*** Opening Records provided ***

@@ -113,6 +124,9 @@
   }
   regs_alloc<232>();
   const int c = wg - 1, ct = threadIdx.x & 127;
+  for (int k = threadIdx.x - 128; k < 4 * C; k += kMlpConsumers * 128) sC1[k] = p.c1[k];
+  named_sync(3, kMlpConsumers * 128);
+  const uint32_t c1_s = smem_u32(sC1);
   const int g8 = lane >> 2, t = lane & 3;
   const int rl = (warp & 3) * 16 + g8;
   const int lr = c * 64 + (ct >> 1), lp = ct & 1;
@@ -160,70 +174,128 @@
   const uint64_t a_desc0 = wgmma_desc_sw128(smem_u32(sA + c * 64 * 128)), w1_desc0 = wgmma_desc_sw128(smem_u32(sW1));
   const uint64_t w2_desc0 = wgmma_desc_sw128(smem_u32(sW2));
   float acc2[Cfg::N2 / 2];
+  float acc1[2][Cfg::HC / 2];
+  uint32_t hf[2][Cfg::HC / 16][4];
   int g = 0;
   for (int i = 0; i < n_local; ++i) {
     const int ab = i % Cfg::AS;
     mbar_wait(&bar[A_FULL + ab], (i / Cfg::AS) & 1);
     layer_norm_tile(ab);
+    auto gemm1 = [&](float (&acc)[Cfg::HC / 2], int gs) {
+      const int ws = gs % Cfg::WS;
+      mbar_wait(&bar[W1_FULL + ws], (gs / Cfg::WS) & 1);
+      wgmma_fence();
+#pragma unroll
+      for (int kb = 0; kb < Cfg::KB; ++kb) {
+        const uint64_t ad = a_desc0 + static_cast<uint64_t>((ab * Cfg::A_BYTES + kb * (kMlpRows * 128)) >> 4);
+        const uint64_t bd = w1_desc0 + static_cast<uint64_t>((ws * Cfg::W1_BYTES + kb * (Cfg::HC * 128)) >> 4);
+#pragma unroll
+        for (int k = 0; k < 4; ++k) wgmma_ss<Cfg::HC, false>(acc, ad + 2 * k, bd + 2 * k, (kb | k) != 0 ? 1u : 0u);
+      }
+      wgmma_commit();
+    };
+    auto gelu_chunk = [&](const float (&acc)[Cfg::HC / 2], uint32_t (&h)[Cfg::HC / 16][4], int j) {
+#pragma unroll
+      for (int kk = 0; kk < Cfg::HC / 16; ++kk) {
+#pragma unroll
+        for (int half = 0; half < 2; ++half) {
+          const int i8 = 2 * kk + half;
+          float2 bb;
+          asm volatile("ld.shared.v2.f32 {%0, %1}, [%2];" : "=f"(bb.x), "=f"(bb.y) : "r"(c1_s + 4 * (j * Cfg::HC + 8 * i8 + 2 * t)));
+          const f32x2 h0 = gelu2(add2(pk2(acc[4 * i8], acc[4 * i8 + 1]), pk2(bb.x, bb.y)));
+          const f32x2 h1 = gelu2(add2(pk2(acc[4 * i8 + 2], acc[4 * i8 + 3]), pk2(bb.x, bb.y)));
+          h[kk][2 * half] = pack2_fast(lo2(h0), hi2(h0), false);
+          h[kk][2 * half + 1] = pack2_fast(lo2(h1), hi2(h1), false);
+        }
+      }
+    };
+    auto gemm2 = [&](const uint32_t (&h)[Cfg::HC / 16][4], int gs, int j) {
+      const int ws = gs % Cfg::WS;
+      mbar_wait(&bar[W2_FULL + ws], (gs / Cfg::WS) & 1);
+      wgmma_fence();
+      const uint64_t bd2 = w2_desc0 + static_cast<uint64_t>((ws * Cfg::W2_BYTES) >> 4);
+#pragma unroll
+      for (int kk = 0; kk < Cfg::HC / 16; ++kk) wgmma_rs_bf16<Cfg::N2>(acc2, h[kk], bd2 + 2 * kk, (j | kk) != 0 ? 1u : 0u);
+      wgmma_commit();
+    };
 #pragma unroll 1
    for (int nh = 0; nh < Cfg::NH; ++nh) {
-    for (int j = 0; j < Cfg::NCHUNK; ++j, ++g) {
-      const int ws = g % Cfg::WS, wph = (g / Cfg::WS) & 1;
-      float acc1[kMlpHC / 2];
-      mbar_wait(&bar[W1_FULL + ws], wph);
-      wgmma_fence();
-#pragma unroll
-      for (int kb = 0; kb < Cfg::KB; ++kb) {
-        const uint64_t ad = a_desc0 + static_cast<uint64_t>((ab * Cfg::A_BYTES + kb * (kMlpRows * 128)) >> 4);
-        const uint64_t bd = w1_desc0 + static_cast<uint64_t>((ws * Cfg::W1_BYTES + kb * (kMlpHC * 128)) >> 4);
-#pragma unroll
-        for (int k = 0; k < 4; ++k) wgmma_ss<kMlpHC, false>(acc1, ad + 2 * k, bd + 2 * k, (kb | k) != 0 ? 1u : 0u);
-      }
-      wgmma_commit();
+    const int g0 = g;
+    if constexpr (!Cfg::PIPE) {
+      for (int j = 0; j < Cfg::NCHUNK; ++j) {
+        gemm1(acc1[0], g0 + j);
+        wgmma_wait<0>();
+        wgmma_fence_regs(acc1[0]);
+        if (ct == 0) {
+          mbar_arrive(&bar[W1_EMPTY + (g0 + j) % Cfg::WS]);
+          if (nh == Cfg::NH - 1 && j == Cfg::NCHUNK - 1) mbar_arrive(&bar[A_EMPTY + ab]);
+        }
+        gelu_chunk(acc1[0], hf[0], j);
+        gemm2(hf[0], g0 + j, j);
+        wgmma_wait<0>();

*** Closing Records provided ***

**Work to complete**. Copy out all lines above that include the string "kMlpHC".

**Solution for this exercise**.
-      float acc1[kMlpHC / 2];
-        const uint64_t bd = w1_desc0 + static_cast<uint64_t>((ws * Cfg::W1_BYTES + kb * (kMlpHC * 128)) >> 4);
-        for (int k = 0; k < 4; ++k) wgmma_ss<kMlpHC, false>(acc1, ad + 2 * k, bd + 2 * k, (kb | k) != 0 ? 1u : 0u);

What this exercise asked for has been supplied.